A bartender who accidentally got a voice note from her supervisor stating that she had been ordered to “get rid” of the worker because of her anxiety disorder has been awarded €10,000 for a discriminatory constructive dismissal.
“[She] is f***ing killed with her nerves so she’s over there in a panic attack now…I have to get rid of her now. F***ing hates (sic) doing it but [my manager] said: ‘Look, she has to go’,” the supervisor said in the recording, which was presented in evidence to the Workplace Relations Commission (WRC) by the bartender’s lawyers at a hearing last December.
The bartender, Ms Z, said in evidence that she had asked her supervisor to keep the details of her anxiety disorder private. She said she suffered “stress and humiliation” over what happened and argued she was left with no alternative but to quit.
The commission upheld her complaint under the Employment Equality Act 1998, making a finding of discriminatory constructive dismissal against her former employer, an unidentified hospitality group which employs around 100 staff across 12 businesses.
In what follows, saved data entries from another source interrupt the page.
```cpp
template <typename T, bool PAD, bool STAMP = false>
__global__ __launch_bounds__(256, 1) void fwd_fused2_d384_kernel(FwdFusedArgs a) {
  extern __shared__ __attribute__((aligned(16))) char smem[];
  const int t = threadIdx.x, lane = t & 63, w = t >> 6;
  const int arow = lane & 31, ah = lane >> 5;
  const int wg = blockIdx.x + a.block_offset;
  const int64_t m0 = (int64_t)wg * FF_BM + 32 * w;
  const int64_t mrow = m0 + arow;
  const bool row_ok = mrow < a.M;
  char* cst = smem + FF_RING_BYTES;
  float* bias_s = reinterpret_cast<float*>(smem + FF_FIXED_LDS);
  unsigned long long clk_k0 = 0, clk_t0 = 0, clk_r0 = 0, clk_t1 = 0;
  if (STAMP) clk_k0 = __builtin_amdgcn_s_memtime();

  typedef __attribute__((ext_vector_type(2))) unsigned short us2_t;
  constexpr unsigned MASK_BITS2 = std::is_same<T, bf16_t>::value ? 0xBF80BF80u : 0xBC00BC00u;
  constexpr bool SCAN_EARLY = !PAD && std::is_same<T, bf16_t>::value;
  bool wany_early = false;

  bf16x8 xfrag[24];
  unsigned voff_t[6], loff_t[6];
#pragma unroll
  for (int i = 0; i < 6; ++i) {
    const int inst = w + 4 * i, sub = inst >> 3, row = 4 * (inst & 7) + (lane >> 4), pc = lane & 15;
    const int ch = pc ^ (((row & 3) << 2) | ((row >> 2) & 3));
    voff_t[i] = (unsigned)(row * (FF_D * 2) + (sub * 16 + ch) * 16);
    loff_t[i] = (unsigned)__builtin_amdgcn_readfirstlane(sub * 8192 + (inst & 7) * 1024);
  }
  typedef __attribute__((address_space(3))) char* lptr_t;
  const unsigned smem_base = (unsigned)(uintptr_t)(lptr_t)smem;
  auto dma_pair = [&](int p, int jt, int st) {
    const bf16_t* src = a.Wt + (int64_t)jt * FF_BN * FF_D;
    const unsigned dst = smem_base + st * FF_WT_BYTES;
    glds16_x2(src, src, voff_t[2 * p], voff_t[2 * p + 1], (unsigned)__builtin_amdgcn_readfirstlane((int)(dst + loff_t[2 * p])),
              (unsigned)__builtin_amdgcn_readfirstlane((int)(dst + loff_t[2 * p + 1])));
  };
  auto dma_one = [&](int k, int jt, int st) {
    const bf16_t* src = a.Wt + (int64_t)jt * FF_BN * FF_D;
    glds16(src, voff_t[k], (unsigned)__builtin_amdgcn_readfirstlane((int)(smem_base + st * FF_WT_BYTES + loff_t[k])));
  };
  const int last = a.ntiles - 1;
#pragma unroll
  for (int q = 0; q < 3; ++q)
#pragma unroll
    for (int p = 0; p < 3; ++p) dma_pair(p, q <= last ? q : last, q);
  static_assert(2 * FF_BN == 64, "one 4-byte piece per lane of wave 0");
  if (w == 0) glds4(a.bias, (unsigned)(lane * 4), (unsigned)__builtin_amdgcn_readfirstlane((int)(smem_base + FF_FIXED_LDS)));
  {
    const bf16_t* xp = a.xb + mrow * FF_D + 8 * ah;
#pragma unroll
    for (int kk = 0; kk < 24; ++kk) xfrag[kk] = *reinterpret_cast<const bf16x8*>(xp + 16 * kk);
  }
  for (int i = t; i < FF_WT_BYTES / 16; i += 256) reinterpret_cast<u32x4*>(smem + 3 * FF_WT_BYTES)[i] = u32x4{0u, 0u, 0u, 0u};
  for (int i = t; i < FF_CST_BYTES / 16; i += 256) reinterpret_cast<u32x4*>(cst)[i] = u32x4{0u, 0u, 0u, 0u};

  f32x16 acc[12];
#pragma unroll
  for (int i = 0; i < 12; ++i)
#pragma unroll
    for (int r = 0; r < 16; ++r) acc[i][r] = 0.f;

  if (SCAN_EARLY) {
    us2_t mz = {0xFFFFu, 0xFFFFu};
#pragma unroll
    for (int kk = 0; kk < 24; ++kk) {
      const u32x4 xw = __builtin_bit_cast(u32x4, xfrag[kk]);
#pragma unroll
      for (int c = 0; c < 4; ++c) mz = __builtin_elementwise_min(mz, __builtin_bit_cast(us2_t, xw[c] ^ MASK_BITS2));
    }
    wany_early = __builtin_amdgcn_ballot_w64((mz[0] == 0) | (mz[1] == 0)) != 0ull;
  }
#pragma unroll
  for (int kk = 0; kk < 24; ++kk) asm volatile("" : "+v"(xfrag[kk]));
  asm volatile("s_waitcnt vmcnt(0)" ::: "memory");
  __syncthreads();

  int roff[8];
#pragma unroll
  for (int i = 0; i < 8; ++i) roff[i] = dual_off(arow, 2 * i + ah);
  int aoff0[6], aoff1[6];
  {
    const int g = (lane >> 4) & 1, q = (lane & 15) >> 2, p = lane & 3;
#pragma unroll
    for (int f = 0; f < 6; ++f) {
      const int ks = f / 3, dt = 3 * w + f % 3;
      const int col = 32 * (dt & 3) + 16 * g + 4 * p;
      const int r0 = 4 * ah + q, r1 = r0 + 8;
      const int base = (dt >> 2) * 8192 + ks * 4096;
      aoff0[f] = base + dual_off(r0, col >> 3) + (col & 7) * 2;
      aoff1[f] = base + dual_off(r1, col >> 3) + (col & 7) * 2;
    }
  }
  typedef __attribute__((ext_vector_type(8))) short s16x8;
  auto tr_pair = [&](const char* p0, const char* p1) -> bf16x8 {
    const s16x4 lo = __builtin_amdgcn_ds_read_tr16_b64_v4i16(LDS_PTR(s16x4, p0));
    const s16x4 hi = __builtin_amdgcn_ds_read_tr16_b64_v4i16(LDS_PTR(s16x4, p1));
    const s16x8 v = __builtin_shufflevector(lo, hi, 0, 1, 2, 3, 4, 5, 6, 7);
    return __builtin_bit_cast(bf16x8, v);
  };
  auto swz = [](int row) { return (row & 7) ^ ((row >> 1) & 1) ^ ((row >> 4) & 1); };
  int boff[4];
#pragma unroll
  for (int i = 0; i < 4; ++i) boff[i] = arow * 128 + (((4 * (i >> 1) + 2 * (i & 1) + ah) ^ swz(arow)) << 4);
  const int wrow = w * 4096;
  const int drow_l = lane >> 3, dch = lane & 7;
  int doff0, doff1;
  {
    const int tl = dch >> 2, s = (dch & 3) >> 1, u = dch & 1;
    doff0 = drow_l * 128 + (((4 * tl + 2 * s + 0) ^ swz(drow_l)) << 4) + 8 * u;
    doff1 = drow_l * 128 + (((4 * tl + 2 * s + 1) ^ swz(drow_l)) << 4) + 8 * u;
  }
  auto dpiece = [](int off, int p) { return (p & 2) ? (off ^ 16) : off; };
  bf16_t* cdrain = a.c + (m0 + drow_l) * a.n_p + dch * 8;

  float l1_acc = 0.f;

  f32x16 Sn;
#pragma unroll
  for (int r = 0; r < 16; ++r) Sn[r] = 0.f;
#pragma unroll
  for (int kk = 0; kk < 24; ++kk) {
    const bf16x8 fa = *reinterpret_cast<const bf16x8*>(smem + (kk >> 3) * 8192 + roff[kk & 7]);
    Sn = __builtin_amdgcn_mfma_f32_32x32x16_bf16(fa, xfrag[kk], Sn, 0, 0, 0);
  }

  constexpr int RING = 8;
  const char *rlo[8], *rhi[8];
#pragma unroll
  for (int i = 0; i < 8; ++i) {
    rlo[i] = smem + roff[i];
    rhi[i] = smem + 2 * FF_WT_BYTES + roff[i];
// ... 156 lines not shown
      o[0] = o[1] = o[2] = 0; o[3] = (unsigned long long)a.ntiles; o[4] = t1 - clk_t0; o[5] = r1 - clk_r0; o[6] = clk_t0 - clk_k0;
    }
  }
  Bq[2] = dec_b(1, 1, 2);
#pragma unroll
  for (int m = 0; m < 24; ++m) {
    if (m == 3 || m == 4 || m == 5) Afr[m] = dec_a(3, m);
    if (m % 3 == 0 && m / 3 + 3 <= 7) Bq[(m / 3 + 3) & 3] = dec_b(1, 1, m / 3 + 3);
    __builtin_amdgcn_sched_barrier(0);
    const int ks = m / 12, mb = (m % 12) / 3, dtl = m % 3;
    acc[4 * dtl + mb] = __builtin_amdgcn_mfma_f32_32x32x16_bf16(Afr[3 * ks + dtl], Bq[(4 * ks + mb) & 3], acc[4 * dtl + mb], 0, 0, 0);
    __builtin_amdgcn_sched_barrier(0);
  }
  {
    const char* cst_r = cst + (((a.ntiles >> 1) - 1) & 1) * 16384 + wrow;
#pragma unroll
    for (int p = 0; p < 4; ++p) {
      const uint2 lo = *reinterpret_cast<const uint2*>(cst_r + p * 1024 + dpiece(doff0, p));
      const uint2 hi = *reinterpret_cast<const uint2*>(cst_r + p * 1024 + dpiece(doff1, p));
      __builtin_nontemporal_store(u32x4{lo.x, lo.y, hi.x, hi.y},
                                  reinterpret_cast<u32x4*>(cdrain + (int64_t)(8 * p) * a.n_p + 64 * ((a.ntiles >> 1) - 1)));
    }
  }
  __builtin_amdgcn_sched_barrier(0);
  asm volatile("s_waitcnt vmcnt(4) lgkmcnt(0)" ::: "memory");
  __builtin_amdgcn_s_barrier();
  __builtin_amdgcn_sched_barrier(0);

  unsigned long long clk_e0 = 0, clk_e1 = 0, clk_e2 = 0;
  if (STAMP) clk_e0 = __builtin_amdgcn_s_memtime();
  float sq = 0.f, plain = 0.f, nmask = 0.f;
  float msq = 0.f;
  f32x2_t plain2 = {0.f, 0.f};
  typedef __attribute__((ext_vector_type(4))) T Tx4;
  const bool vec_ok = (a.d == FF_D) && ((reinterpret_cast<uintptr_t>(a.x) & (sizeof(T) * 4 - 1)) == 0);
  constexpr int FF_DXH_PITCH = FF_D * 2 + 16;
  static_assert(128 * FF_DXH_PITCH <= FF_FIXED_LDS, "the dx_hat staging must fit the idle LDS");
  char* stg = smem;
  constexpr bool X_VIA_LDS = !PAD && sizeof(T) == 2;
  constexpr bool X_FROM_FRAGS = X_VIA_LDS && std::is_same<T, bf16_t>::value;
  unsigned* mflag = reinterpret_cast<unsigned*>(smem + FF_FIXED_LDS + 64);
  bool blk_masked = true;
  if (X_FROM_FRAGS && vec_ok && reinterpret_cast<const void*>(a.x) == reinterpret_cast<const void*>(a.xb)) {
    char* srow_w = stg + (32 * w + arow) * FF_DXH_PITCH + 16 * ah;
    us2_t mz = {0xFFFFu, 0xFFFFu};
#pragma unroll
    for (int kk = 0; kk < 24; ++kk) {
      *reinterpret_cast<bf16x8*>(srow_w + 32 * kk) = xfrag[kk];
      if (!SCAN_EARLY) {
        const u32x4 xw = __builtin_bit_cast(u32x4, xfrag[kk]);
#pragma unroll
        for (int c = 0; c < 4; ++c) mz = __builtin_elementwise_min(mz, __builtin_bit_cast(us2_t, xw[c] ^ MASK_BITS2));
      }
    }
    const bool wany = SCAN_EARLY ? wany_early : __builtin_amdgcn_ballot_w64((mz[0] == 0) | (mz[1] == 0)) != 0ull;
    if (lane == 0) mflag[w] = wany ? 1u : 0u;
    __syncthreads();
    const u32x4 f = *reinterpret_cast<const u32x4*>(mflag);
    blk_masked = (f[0] | f[1] | f[2] | f[3]) != 0u;
  } else
  if (X_VIA_LDS && vec_ok) {
    const char* xblk = reinterpret_cast<const char*>(reinterpret_cast<const T*>(a.x) + m0 * FF_D);
    us2_t mz = {0xFFFFu, 0xFFFFu};
#pragma unroll
    for (int p0 = 0; p0 < 24; p0 += 4) {
      u32x4 xr[4];
#pragma unroll
      for (int pc = 0; pc < 4; ++pc) xr[pc] = *reinterpret_cast<const u32x4*>(xblk + (p0 + pc) * 1024 + lane * 16);
#pragma unroll
      for (int pc = 0; pc < 4; ++pc) {
        const int off = (p0 + pc) * 1024 + lane * 16, r = off / (FF_D * 2), cb = off - r * (FF_D * 2);
        *reinterpret_cast<u32x4*>(stg + (32 * w + r) * FF_DXH_PITCH + cb) = xr[pc];
#pragma unroll
        for (int c = 0; c < 4; ++c) mz = __builtin_elementwise_min(mz, __builtin_bit_cast(us2_t, xr[pc][c] ^ MASK_BITS2));
      }
    }
    const bool wany = __builtin_amdgcn_ballot_w64((mz[0] == 0) | (mz[1] == 0)) != 0ull;
    if (lane == 0) mflag[w] = wany ? 1u : 0u;
    __syncthreads();
    const u32x4 f = *reinterpret_cast<const u32x4*>(mflag);
    blk_masked = (f[0] | f[1] | f[2] | f[3]) != 0u;
  }
  if (STAMP) clk_e1 = __builtin_amdgcn_s_memtime();
  auto residual = [&](auto notest_tag) {
  constexpr bool NOTEST = decltype(notest_tag)::value;
  constexpr bool FENCE = NOTEST && X_VIA_LDS;
  constexpr bool PIPE = FENCE && std::is_same<T, bf16_t>::value;
  Tx4 xq[2][4];
  auto xload = [&](int g, Tx4 (&dst)[4]) {
    const char* sr = stg + (32 * (g / 3) + arow) * FF_DXH_PITCH + (96 * w + 32 * (g % 3) + 4 * ah) * 2;
#pragma unroll
    for (int k = 0; k < 4; ++k) dst[k] = *reinterpret_cast<const Tx4*>(sr + 16 * k);
  };
  if constexpr (PIPE) xload(0, xq[0]);
#pragma unroll
  for (int mb = 0; mb < 4; ++mb) {
    const int64_t grow = (int64_t)wg * FF_BM + 32 * mb + arow;
    const bool ok = !PAD || grow < a.M;
    const float rmask = ok ? 1.f : 0.f;
    const T* xrow = reinterpret_cast<const T*>(a.x) + (ok ? grow : a.M - 1) * a.d;
    char* srow = stg + (32 * mb + arow) * FF_DXH_PITCH;
#pragma unroll
    for (int dtl = 0; dtl < 3; ++dtl) {
      const int dbase = 96 * w + 32 * dtl + 4 * ah;
      if (NOTEST || vec_ok) {
        const int g = 3 * mb + dtl;
        if constexpr (FENCE) {
          if (g > 0) __builtin_amdgcn_sched_barrier(0);
          if (PIPE && g + 1 < 12) xload(g + 1, xq[(g + 1) & 1]);
        }
        Tx4 xv[4];
#pragma unroll
        for (int k = 0; k < 4; ++k)
          xv[k] = PIPE ? xq[g & 1][k]
                       : (X_VIA_LDS ? *reinterpret_cast<const Tx4*>(srow + (dbase + 8 * k) * 2) : *reinterpret_cast<const Tx4*>(xrow + dbase + 8 * k));
        if (!PAD) {
          if constexpr (NOTEST && X_VIA_LDS) {
            if constexpr (std::is_same<T, bf16_t>::value) {
              uint2 ow[4];
#pragma unroll
              for (int k = 0; k < 4; ++k) {
                const uint2 xw = __builtin_bit_cast(uint2, xv[k]);
#pragma unroll
                for (int pp = 0; pp < 2; ++pp) {
                  const unsigned xd = pp ? xw.y : xw.x;
                  const unsigned rb = __builtin_bit_cast(unsigned, __builtin_convertvector(
                      f32x2_t{acc[4 * dtl + mb][4 * k + 2 * pp], acc[4 * dtl + mb][4 * k + 2 * pp + 1]}, bf16x2));
                  const f32x2_t rf = {__uint_as_float(rb << 16), __uint_as_float(rb & 0xFFFF0000u)};
                  const f32x2_t xf = {__uint_as_float(xd << 16), __uint_as_float(xd & 0xFFFF0000u)};
                  f32x2_t e2, d2;
                  asm("v_pk_add_f32 %0, %1, %2 neg_lo:[0,1] neg_hi:[0,1]" : "=v"(e2) : "v"(rf), "v"(xf));
                  asm("v_pk_fma_f32 %0, %1, %1, %0" : "+v"(plain2) : "v"(e2));
                  asm("v_pk_add_f32 %0, %1, %1" : "=v"(d2) : "v"(e2));
                  const unsigned ob = __builtin_bit_cast(unsigned, __builtin_convertvector(d2, bf16x2));
                  if (pp) ow[k].y = ob; else ow[k].x = ob;
                }
              }
#pragma unroll
              for (int k = 0; k < 4; ++k) *reinterpret_cast<uint2*>(srow + (dbase + 8 * k) * 2) = ow[k];
              continue;
            }
            bf16x4 o[4];
#pragma unroll
            for (int k = 0; k < 4; ++k)
#pragma unroll
              for (int q = 0; q < 4; ++q) {
                const float xf = (float)xv[k][q];
                const float e = bf16_round(acc[4 * dtl + mb][4 * k + q]) - xf;
                plain = __builtin_fmaf(e, e, plain);
                o[k][q] = (bf16_t)(e + e);
              }
#pragma unroll
            for (int k = 0; k < 4; ++k) *reinterpret_cast<bf16x4*>(srow + (dbase + 8 * k) * 2) = o[k];
            continue;
          }
          bf16x4 o[4];
          unsigned nm_i = 0u;
#pragma unroll
          for (int k = 0; k < 4; ++k)
#pragma unroll
            for (int q = 0; q < 4; ++q) {
              const float xf = (float)xv[k][q];
              const float e = bf16_round(acc[4 * dtl + mb][4 * k + q]) - xf;
              const bool mk = xf == -1.0f;
              const float em = mk ? e : 0.0f, ek = mk ? 0.0f : e;
              plain = __builtin_fmaf(e, e, plain);
// ... 3 lines not shown
            }
          nmask += (float)nm_i;
#pragma unroll
          for (int k = 0; k < 4; ++k) *reinterpret_cast<bf16x4*>(srow + (dbase + 8 * k) * 2) = o[k];
          continue;
        }
#pragma unroll
        for (int k = 0; k < 4; ++k) {
          bf16x4 o;
#pragma unroll
          for (int q = 0; q < 4; ++q) {
            const float xf = (float)xv[k][q];
            const float e = bf16_round(acc[4 * dtl + mb][4 * k + q]) - xf;
            const float e2 = e * e;
            plain += rmask * e2;
            const float keep = (xf != -1.0f) ? rmask : 0.f;
            nmask += rmask - keep;
            sq += keep * e2;
            o[q] = (bf16_t)(keep * (e * 2.0f));
          }
          *reinterpret_cast<bf16x4*>(srow + (dbase + 8 * k) * 2) = o;
        }
      } else {
#pragma unroll
        for (int k = 0; k < 4; ++k) {
          bf16x4 o;
#pragma unroll
          for (int q = 0; q < 4; ++q) {
            const int dd = dbase + 8 * k + q;
            const bool valid = dd < a.d;
            const float xf = (float)xrow[valid ? dd : a.d - 1];
            const float e = bf16_round(acc[4 * dtl + mb][4 * k + q]) - xf;
            const float e2 = valid ? e * e : 0.f;
            plain += rmask * e2;
            const float keep = (valid && xf != -1.0f) ? rmask : 0.f;
            nmask += (valid ? rmask : 0.f) - keep;
            sq += keep * e2;
            o[q] = (bf16_t)(keep * (e * 2.0f));
          }
          *reinterpret_cast<bf16x4*>(srow + (dbase + 8 * k) * 2) = o;
        }
      }
    }
  }
  };
  if (X_VIA_LDS && vec_ok && !blk_masked) residual(std::true_type{}); else residual(std::false_type{});
  if (STAMP) clk_e2 = __builtin_amdgcn_s_memtime();
  __syncthreads();
  {
    char* gblk = reinterpret_cast<char*>(a.dxh + m0 * FF_D);
#pragma unroll
    for (int pc = 0; pc < 24; ++pc) {
      const int off = pc * 1024 + lane * 16, r = off / (FF_D * 2), cb = off - r * (FF_D * 2);
      *reinterpret_cast<u32x4*>(gblk + off) = *reinterpret_cast<const u32x4*>(stg + (32 * w + r) * FF_DXH_PITCH + cb);
    }
  }
  plain += plain2[0] + plain2[1];
  if (!PAD && vec_ok) sq = plain - msq;
  float* red = reinterpret_cast<float*>(smem + FF_FIXED_LDS);
  {
    const float v0 = wave_sum(l1_acc), v1 = wave_sum(sq), v2 = wave_sum(plain), v3 = wave_sum(nmask);
    if (lane == 0) *reinterpret_cast<f32x4*>(red + 4 * w) = f32x4{v0, v1, v2, v3};
  }
  lds_barrier();
  const float l1s = ((red[0] + red[4]) + red[8]) + red[12];
  const float sqs = ((red[1] + red[5]) + red[9]) + red[13];
  const float pls = ((red[2] + red[6]) + red[10]) + red[14];
  const float nms = ((red[3] + red[7]) + red[11]) + red[15];
  if (STAMP && lane == 0) {
    unsigned long long* o = a.stamps + ((int64_t)wg * 4 + w) * 8;
    const unsigned long long te = __builtin_amdgcn_s_memtime();
    o[7] = te - clk_k0;
    o[0] = clk_e0 - clk_t1; o[1] = clk_e1 - clk_e0; o[2] = clk_e2 - clk_e1;
#ifdef FF2_WAITSTAMP
    o[0] = ws_vm; o[1] = ws_bar; o[2] = ws_gap;
#endif
  }
  if (t == 0) {
    a.cnt_part[wg] = nms;
    a.l1_part[wg] = l1s;
    a.sq_part[2 * wg] = sqs;
    a.sq_part[2 * wg + 1] = pls;
  }
}
```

The company had denied dismissal, claiming that the manager mentioned in the voice note did not have the authority to terminate someone’s employment and that there was no intention to sack the complainant.
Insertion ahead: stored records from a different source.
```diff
@@ -267,7 +554,7 @@
     else if (variant == 3) PVB_VOTE(4, 128, 8, 1024, 4);
     else PVB_VOTE(4, 128, 8, 512, 4);
 #undef PVB_VOTE
-    return cudaGetLastError();
+    return e;
 }
 
 template <int NV>
@@ -301,6 +588,7 @@
 __global__ void __launch_bounds__(RF_THREADS)
 refit_kernel(VoteArgs a, float2 *__restrict__ win, RefitScratch rs, float *__restrict__ out, ConeParams cone, PeerPush pp)
 {
+    pdl_wait();
     const int split = blockIdx.x, k = blockIdx.y, b = blockIdx.z;
     const int tid = threadIdx.x, lane = tid & 31, warp = tid >> 5;
     constexpr int NW = RF_THREADS / 32;
@@ -395,8 +683,7 @@
                          cudaStream_t st)
 {
     dim3 g(rs.splits, a.K, a.B);
-    refit_kernel<<<g, RF_THREADS, 0, st>>>(a, win, rs, out_kpt, make_cone(a.thresh), pp);
-    return cudaGetLastError();
+    return launch_pdl(refit_kernel, g, dim3(RF_THREADS), 0, st, a, win, rs, out_kpt, make_cone(a.thresh), pp);
 }
 
 constexpr int CV_THREADS = 256;
```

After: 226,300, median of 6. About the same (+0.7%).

The bartender said she finished her shift on August 13th, 2021. She told her supervisor she was feeling unwell, but agreed to open up the bar the next morning. However, she said that when she went in the following day she told Ms B by text that she felt an anxiety or panic attack coming on.
Ms Z said received the voice note while she was waiting to be relieved – and had just finished listening to it when her supervisor arrived. She said her supervisor asked for a “private word” and then told her: “You’re sick, you’re not suited to the job” – or “words to that effect”, Ms Z told the tribunal.
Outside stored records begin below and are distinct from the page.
+def build_variants(root, phases, tmp):
+    pkg = os.path.join(root, "dsp-speech-recognition_b200")
+    spec = importlib.util.spec_from_file_location("dspfe_build_variants", os.path.join(pkg, "build.py"))
+    b = importlib.util.module_from_spec(spec)
+    spec.loader.exec_module(b)
+    flags = [f for f in b.FLAGS if f not in ("-shared", "-Xptxas", "-v")]
+    srcs = b.sources()
+
+    def compile_one(src, obj, extra):
+        r = subprocess.run([b.NVCC] + flags + extra + ["-c", src, "-o", obj], capture_output=True, text=True)
+        if r.returncode:
+            raise RuntimeError(r.stdout + r.stderr)
+        return obj
+
+    jobs = {}
+    with cf.ThreadPoolExecutor(max_workers=max(2, os.cpu_count() or 2)) as ex:
+        for s in srcs:
+            name = os.path.splitext(os.path.basename(s))[0]
+            if name == "pitch":
+                for n in phases:
+                    jobs[("pitch", n)] = ex.submit(compile_one, s, os.path.join(tmp, f"pitch_p{n}.o"), [f"-DDSPFE_TRACK_PHASES={n}"])
+            else:
+                jobs[(name, None)] = ex.submit(compile_one, s, os.path.join(tmp, f"{name}.o"), [])
+        objs = {k: f.result() for k, f in jobs.items()}
+    common = [o for (name, n), o in objs.items() if name != "pitch"]
+    libs = {}
+    for n in phases:
+        lib = os.path.join(tmp, f"libdspfe_p{n}.so")
+        r = subprocess.run([b.NVCC, "-gencode", "arch=compute_100a,code=sm_100a", "-shared", "-o", lib, objs[("pitch", n)]] + common,
+                           capture_output=True, text=True)
+        if r.returncode:
+            raise RuntimeError(r.stdout + r.stderr)
+        libs[n] = lib
+    return libs
+
+
+def main(root, phases, rounds, out):
+    sys.path.insert(0, os.path.join(root, "dsp-speech-recognition_b200"))
+    import torch
+    import dspfe
+    from dspfe import binding, synth
+    spec = importlib.util.spec_from_file_location("bench_split", os.path.join(ROOT, "bench.py"))
+    bench = importlib.util.module_from_spec(spec)
+    spec.loader.exec_module(bench)
+
+    assert torch.cuda.is_available(), "run_track_phases.py needs a CUDA device"
+    dev = torch.device("cuda:0")
+    lengths = synth.ragged_lengths(4096, seed=2024)
+    pcm, off = synth.synth_batch_torch(lengths, seed0=555, device=dev)
+    off_np, off_d = off.numpy(), off.to(dev)
+    with tempfile.TemporaryDirectory() as tmp:
+        libs = build_variants(root, phases, tmp)
+        arms = {}
+        for n, path in libs.items():
+            binding._lib, binding._LIB_PATH = None, path
+            L = binding.lib()
+            fe = dspfe.FrontendPlan(delta_n=2)
+            arms[n] = (L, fe, fe.alloc(int(pcm.numel()), len(lengths), device=dev))
+
+        def step(n):
+            L, fe, o = arms[n]
+            binding._lib = L
+            fe.run(pcm, off_d, off_np, o)
+            return L
+
+        for n in phases:
+            for _ in range(3):
+                step(n)
+        torch.cuda.synchronize()
+        ms = {n: {"pitch_cep": [], "pitch_acr": []} for n in phases}
+        for _ in range(rounds):
+            for n in phases:
+                step(n)
+                dspfe.timing_begin()
+                step(n)
+                paths = bench.split_paths(dspfe.timing_end())
+                for path in ("pitch_cep", "pitch_acr"):
+                    ms[n][path].append(paths[path].get("pitch_track_kernel", 0.0))
+        for n in phases:
+            arms[n][1].close()
+        binding._lib = None
+    gpu = subprocess.run(["nvidia-smi", "--query-gpu=name,power.limit,clocks.max.sm", "--format=csv,noheader"],
+                         capture_output=True, text=True).stdout.strip().splitlines()
+    names = {0: "staging", 1: "smoothing", 2: "peak A", 3: "peak B", 4: "peak C", 5: "arg-max", 6: "octave repair + stores"}
+    res = {"gpu": gpu[0] if gpu else "unknown", "root": os.path.basename(os.path.abspath(root)), "utterances": len(lengths),
+           "rounds": rounds, "note": "pitch_track_kernel ms per step with the kernel stopped after each phase (median of rounds)",
+           "phases": {}}
+    for n in phases:
+        res["phases"][f"{n} {names[n]}"] = {p: {"median": round(float(np.median(v)), 4), "min": round(min(v), 4), "max": round(max(v), 4)}
+                                            for p, v in ms[n].items()}
+    line = json.dumps(res)
+    print(line)
+    if out:
+        os.makedirs(os.path.dirname(os.path.abspath(out)), exist_ok=True)
+        with open(out, "w") as f:
+            f.write(line + "\n")
+
+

Ms Z said her supervisor then told her that the bar manager had wanted to give the message personally but that Ms B “thought it would be better coming from a woman”.
The bar manager referred to in the voice note, identified only as Mr A, said he found out from Ms B that she had sent the voice note “in error” and told the bartender to “take whatever time she needed to get better”.
He said he was not authorised to dismiss staff so “could not have told Ms B to ‘get rid’ of the complainant”, adding that he had accommodated Ms Z when she said she was anxious about working nights.
The complainant said that when she met the manager in September 2021, he denied saying what had been attributed to him in the voice note.
She said Mr A told her: “This isn’t good for the company. I never told her to say this”.
Giving evidence, Ms B said she apologised once she realised the message had gone to Ms Z and that there was “no intention of letting her go”.
The manager said he had asked the complainant about coming back to work at the meeting. Ms Z said she did get messages asking her to return, but felt that with the voice note “the damage was done”.
The owner of the hospitality firm said he had not seen any details of the voice note until the complainant’s submissions to the WRC.
Paul Comiskey O’Keeffe BL, for the hospitality group, said the claim for constructive dismissal was “unsustainable on the facts alleged” and that the discrimination claim had been “contrived” by the complainant after she quit in December 2021.
“No decision to terminate, nor termination, occurred as a matter of fact,” he said.
Gareth Hayden, barrister for Ms Z, said: “This is not the language of a person who has been asked to give an employee time off work for medical reasons - rather it is the language of a person who has been tasked with dismissing another employee.”
He argued that a person with Ms Z’s anxiety disorder “could well be placing themselves at risk of deterioration in their condition” by going back to work where there was a “clear” intention to dismiss them because of their disability – and where it was “clearly the subject of discussion between fellow employees”.
In her decision, adjudicating officer Gaye Cunningham wrote that the “tone and language” would “reasonably be considered to be deeply offensive”.
“There were clear indications in its wording that the intention was to dismiss Ms Z,” she added.
Ms Cunningham accepted it was “not possible” for the complainant to make use of workplace grievance procedures given her mental health difficulties and added that there was “little follow-up” from the employer despite its claims that Ms Z would be “welcome” back to work. She ordered the company to pay Ms Z €10,000 in compensation for the effects of discrimination.